Aria sat on the end of the bed and kicked her packed carry-on. It bulged from all the shopping. She had serious expenses to pay and nothing to pay them with, and not four hours ago she’d almost told the man responsible for that problem she loved him.
“Cleve Jones happened.”
He’d dropped from the sky like some dark wizard and entranced her. Older, sexier, more masterful than he’d been the first time he’d short-circuited her brain. Then she’d been on a mission to fuck with her father and he was the perfect candidate to aid in that. At first glance she’d decided she could use him and have fun doing it, only to discover he’d rather remain alive than play into her scheming. It’d taken two years to thaw his resolve, two years of what she recognized now as extreme foreplay. No wonder she’d never gotten over him.
No wonder he’d gotten one over her.
“Your Cleve Jones? The Cleve Jones your dad trained? The dude who goes by the Shadow? That Cleve Jones who you hate with the passion of a million gunshot wounds?”
She sighed as Pari laid it on as thick as possible. They’d known going into this who their most likely competitors would be, and Cleve was king of the list.
“Yep, that bastard.” It was surprising how close on a continuum love and hate were. From kiss to kill and round and round again until it all dissolved into a clutter of worthless emotion. That’s what she was now, an aching chaos of blame and guilt and fear.
“Are you okay, babe?” She would be. Eventually. She had no choice. “What did he do?”
“It’s what I did.” She rubbed her face. Tiny bits of hair were caught in her lashes and clung to her cheeks. “I fucked him and then he fucked me back by taking Celestia. It’s my fault. I knew better than to trust a thief.”
Pari shrieked with ou
trage. “He beat you? He tied you up? Babe.”
“No, no. He didn’t hurt me.” Not that you could tell from the outside. From inside it felt like she’d had a major organ extracted and been left to bleed out. “He waited till I fell asleep and he stole Celestia.” She’d been exhausted, incapable of staying awake and he had to have planned it that way, used sex to flatten her defenses, just as she’d planned to do to him. “He knows how to move like a fucking wraith. I didn’t hear a thing. I’m so angry I trusted him.”

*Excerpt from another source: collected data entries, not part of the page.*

-                gip.z = o.g_p - k.alpha * o.gx.z; gip.w = o.g_p - k.alpha * o.gx.w;
-                f4add(gi, f4mul(gip, q.qi));
-                f4fma(ge, o.g_q, f4mul(q.qa, ev));
-                float *cr = a.push_rows + (unsigned)q.cs * (unsigned)(2 * DP) + lg * 4;
-                store4<kAltPushSt>(cr, f4mul(gip, oi));
-                store4<kAltPushSt>(cr + DP, f4scale(o.g_q, f4mul(oe, ev)));
-                float4 oo = f4scale(o.g_q, f4mul(oe, q.qa));
-                if (reg_env) f4add(oo, reg_term(ev, 2.f * k.r2, 2.f * k.r1));
-                float *mine = red + grp * G::SLAB;
-#pragma unroll
-                for (int c = 0; c < EMAX; c++) {
-                    float4 *wr = reinterpret_cast<float4 *>(mine + EMAX * DP + c * DP + lg * 4);
-                    float4 cur = *wr;
-                    f4fma(cur, o.gz[c], o.x);
-                    *wr = cur;
-                }
-                if (lg == 0) {
-                    float4 *br = reinterpret_cast<float4 *>(mine + 2 * EMAX * DP);
-                    float4 cur = *br;
-                    cur.x += o.gz[0]; cur.y += o.gz[1]; cur.z += o.gz[2]; cur.w += o.gz[3];
-                    *br = cur;
-                }
-                float4 *erow = reinterpret_cast<float4 *>(mine + e * DP + lg * 4);
-                float4 cur = *erow;
-                f4add(cur, oo);
-                *erow = cur;
-                float s2a = 0.f, s2b = 0.f;
-                sq_acc(s2a, s2b, q.qi);
-                sq_acc(s2a, s2b, q.qa);
-                float s2 = s2a + s2b, s1 = abs_acc(abs_acc(0.f, q.qi), q.qa);
-                if (reg_env) { s2 += 2.f * f4sq(ev); s1 += 2.f * f4abs(ev); }
-                accL2 += s2;
-                accL1 += s1;
-                if (lg == 0) { accLi += o.li * w_rec; accLe += o.le * w_rec; }
-                if (lg == 0) accLc += o.lcls * w_cls;
-            }
+        float *mine = red + grp * G::SLAB;
+        auto back = [&](const Slot &q, const float (&gz)[EMAX], float g_p, float g_q) {
+            const float4 ev = *reinterpret_cast<const float4 *>(sEv + q.e * DP + lg * 4);
+            const float4 gx = pair_gx<LG, EMAX>(gz, sW, pure, lg);
+            float4 gip;
+            gip.x = g_p - k.alpha * gx.x; gip.y = g_p - k.alpha * gx.y;
+            gip.z = g_p - k.alpha * gx.z; gip.w = g_p - k.alpha * gx.w;
+            f4add(gi, f4mul(gip, q.qi));
+            f4fma(ge, g_q, f4mul(q.qa, ev));
+            float *cr = a.push_rows + (unsigned)q.cs * (unsigned)(2 * DP) + lg * 4;
+            store4<kAltPushSt>(cr, f4mul(gip, oi));
+            store4<kAltPushSt>(cr + DP, f4scale(g_q, f4mul(oe, ev)));
+            float4 oo = f4scale(g_q, f4mul(oe, q.qa));
+            if (reg_env) f4add(oo, reg_term(ev, 2.f * k.r2, 2.f * k.r1));
+            float4 *erow = reinterpret_cast<float4 *>(mine + q.e * DP + lg * 4);
+            float4 cur = *erow;
+            f4add(cur, oo);
+            *erow = cur;
+            float s2a = 0.f, s2b = 0.f;
+            sq_acc(s2a, s2b, q.qi);
+            sq_acc(s2a, s2b, q.qa);
+            float s2 = s2a + s2b, s1 = abs_acc(abs_acc(0.f, q.qi), q.qa);
+            if (reg_env) { s2 += 2.f * f4sq(ev); s1 += 2.f * f4abs(ev); }
+            accL2 += s2;
+            accL1 += s1;
         };
         for (int s = 0; s < nsmp; s += UE) {
-#pragma unroll
-            for (int j = 0; j < UE; j++) {
-                if (s + j < nsmp) step(sl[j], true);
-                if (FULL || s + UE + j < nsmp) gather(sl[j], idn[j]);
-                if (FULL || s + 2 * UE + j < nsmp) idn[j] = sample_at(s + 2 * UE + j);
-            }
+            const bool has1 = s + 1 < nsmp;
+            const bool two = __builtin_amdgcn_ballot_w64(has1) != 0;
+            EvalPair<EMAX> o;
+            {
+                const PairSlot s0{sl[0].e, sl[0].sm.y, sl[0].w}, s1{sl[1].e, sl[1].sm.y, sl[1].w};
+                if (two)
+                    eval_pair<true, LG, EMAX>(o, oi, oe, sl[0].qi, sl[0].qa, sl[1].qi, sl[1].qa, s0, s1, sEv, sW, sb, scw, a.E,
+                                              by_env, rw_rec, rw_cls, k, implicit, pure, lg);
+                else
+                    eval_pair<false, LG, EMAX>(o, oi, oe, sl[0].qi, sl[0].qa, sl[1].qi, sl[1].qa, s0, s1, sEv, sW, sb, scw, a.E,
+                                               by_env, rw_rec, rw_cls, k, implicit, pure, lg);
+            }
+            {
+                float4 cw[EMAX];
+#pragma unroll
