void set_err(snapmi_error *e, int kind, uint64_t a = 0, uint64_t b = 0,
             uint64_t c = 0)
{
    if (e) {
// ... 251 lines not shown
        ctx->lane_table_tries = (uint32_t)value;
    else if (strcmp(name, "lane_table_budget_pct") == 0 && value >= 1 &&
             value <= 90)
        ctx->lane_table_budget_pct = (uint32_t)value;
    else if (strcmp(name, "token_pool_pct") == 0 && value >= 1 &&
             value <= 100) {
        ctx->token_pool_pct = (uint32_t)value;
        ctx->token_pool_now = 0;
    } else if (strcmp(name, "token_pool_min_pages") == 0 && value >= 0 &&
               value <= 0x7FFFFFFF)
        ctx->token_pool_min_pages = (uint32_t)value;
    else if (strcmp(name, "span_schedule") == 0 && value >= 0 && value <= 2)
        ctx->span_schedule = (int)value;
    else if (strcmp(name, "lane_coresident") == 0 && value >= 0 && value <= 1)
        ctx->lane_coresident = (int)value;
    else if (strcmp(name, "lane_coresident_min_blocks") == 0 && value >= 1)
        ctx->lane_coresident_min_blocks = (uint64_t)value;
    else if (strcmp(name, "small_table_kernel") == 0 && value >= 0 &&
             value <= 1)
        ctx->small_table_kernel = (int)value;
    else if (strcmp(name, "small_table_min_blocks") == 0 && value >= 1)
        ctx->small_table_min_blocks = (uint64_t)value;
    else if (strcmp(name, "small_batch_kernel") == 0 && value >= 0 &&
             value <= 2)
        ctx->small_batch_kernel = (int)value;
    else if (strcmp(name, "lane_speculate") == 0 && value >= 0 && value <= 1)
        ctx->lane_speculate = (int)value;
    else if (strcmp(name, "lane_tail_probes") == 0 && value >= 0 &&
             value <= 4)
        ctx->lane_tail_probes = (uint32_t)value;
    else if (strcmp(name, "lane_tail_idle_pct") == 0 && value >= 0 &&
             value <= 100)
        ctx->lane_tail_idle_pct = (uint32_t)value;
    else if (strcmp(name, "span_kernel") == 0 && value >= kSpanMin &&
             value <= 1)
        ctx->span_kernel = (int)value;
    else if (strcmp(name, "match_kernel") == 0 && value >= 0 && value <= 2)
        ctx->match_kernel = (int)value;
    else if (strcmp(name, "match_spans_ratio_pct") == 0 && value >= 1 &&
             value <= 200)
        ctx->match_spans_ratio_pct = (uint32_t)value;
    else if (strcmp(name, "release_scratch") == 0 && value >= 0 && value <= 1)
        ctx->release_scratch = (int)value;
    else if (strcmp(name, "batch_long_streams") == 0 && value >= 0 &&
             value <= 1)
        ctx->batch_long_streams = (int)value;
    else if (strcmp(name, "both_wave_cus") == 0 && value >= 0 &&
             value <= 4096)
        ctx->both_wave_cus = (uint32_t)value;
    else if (strcmp(name, "tiny_stream_kernel") == 0 && value >= 0 &&
             value <= 1)
        ctx->tiny_stream_kernel = (int)value;
    else if (strcmp(name, "small_stream_kernel") == 0 && value >= 0 &&
             value <= 2)
        ctx->small_stream_kernel = (int)value;
    else if (strcmp(name, "frame_parallel_walk_min") == 0 && value >= 0)
        ctx->frame_parallel_walk_min = (uint64_t)value;
    else if (strcmp(name, "host_copy_kernel") == 0 && value >= 0 && value <= 3)
        ctx->host_copy_kernel = (int)value;
    else if (strcmp(name, "host_encode_slice") == 0 && value >= (1 << 16))
        ctx->host_encode_slice = (uint64_t)value;
    else if (strcmp(name, "host_decode_slice_chunks") == 0 && value >= 1)
        ctx->host_decode_slice_chunks = (uint64_t)value;
    else if (strcmp(name, "host_batch_slice") == 0 && value >= (1 << 16))
        ctx->host_batch_slice = (uint64_t)value;
    else if (strcmp(name, "range_scratch_bytes") == 0 && value >= (128 << 10))
// ... 42 lines not shown
             value <= 1)
        ctx->lane_table_probe = value != 0;
    else if (strcmp(name, "lane_tables_renew") == 0 && value == 1) {
        if (ctx->lane_tables.p) {
            HIP_TRY(ctx, hipStreamSynchronize(ctx->stream));
            snapmi::free_lane_tables(ctx);
        }
    } else if (strcmp(name, "lane_epoch_preset") == 0 && value >= -1 &&
             value <= 0xFFFF)
        ctx->lane_epoch_preset = value;
    else if (strcmp(name, "index_build_route") == 0 && value >= 0 &&
             value <= 2)
        ctx->index_build_route = (uint32_t)value;
    else if (strcmp(name, "index_build_group_streams") == 0 && value >= 1 &&
             value <= 4096)
        ctx->index_build_group_streams = (uint32_t)value;
    else if (strcmp(name, "stream_seg_log2") == 0 &&
             (value == 0 || value == 10 || value == 12))
        ctx->stream_seg_log2 = (uint32_t)value;
    else if (strcmp(name, "stream_scan_segs") == 0 &&
             (value == 0 || value == 8 || value == 16 || value == 32 ||
              value == 64))
        ctx->stream_scan_segs = (uint32_t)value;
    else if (strcmp(name, "lds_order_ok") == 0 && value >= 0 && value <= 1)
        ctx->lds_order_ok = ctx->lds_order_hw && value != 0;
    else if (strcmp(name, "host_batch_direct_min") == 0 && value >= 0)
        ctx->host_batch_direct_min = (uint64_t)value;
    else if (strcmp(name, "host_batch_pack_to_host") == 0 && value >= 0 &&
             value <= 1)
        ctx->host_batch_pack_to_host = (int)value;
    else if (strcmp(name, "host_batch_listed") == 0 && value >= 0 &&
             value <= 1)
        ctx->host_batch_listed = (int)value;
    else
        return fail_ctx(ctx, SNAPMI_E_ARGUMENT, "unknown test option %s",
                        name);
    return SNAPMI_OK;
}
#endif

“That mangy, scavenging fuck bag.”
“I’ll find a way to pay your cut and the supplier, I promise.” Somehow, because it wasn’t like Cleve was going to send her a money order in the mail. He’d had expenses too, a whole crew to pay, and all his talk about a partnership was part of his ruse. Being had like that stung so badly, worse than it otherwise might because she’d fallen for him all over again.
“Vegas?”
“I have another idea.” It was probably a dead end, but what if...
“Don’t do anything too stupid.”
“I think I’ve already got that covered.”
“I’ll see what I can come up with at my end. There must be some too skinny rich bitch I haven’t sold a couple of hundred thou in shoes to yet. Stay in touch.”
Aria’d need another cell to do that. She trashed this one—and the yakuza-designated cell, as well most of her stash of fake passports—and jumped a cab to the airport, where she boarded an Aer Lingus flight to Boston, travelling as Echo Serenata and using a fake credit card to fund the ticket. Eight hours later, she stood in front of the two-level, six-bedroom, seven-bathroom Cambridge Square colonial manse that had once been her home, and wondered if it truly still was.
It looked the same, white paint, neat front garden. She’d already learned that by Googling the Irving Street address. There’d been no sales listed, but that didn’t mean it hadn’t been shifted privately and some other family wasn’t living here. Still, she half expected her father to stomp out on the porch and shout at her for cluttering up the path and lowering the zip code value. Cleve had to be lying. But she had to know.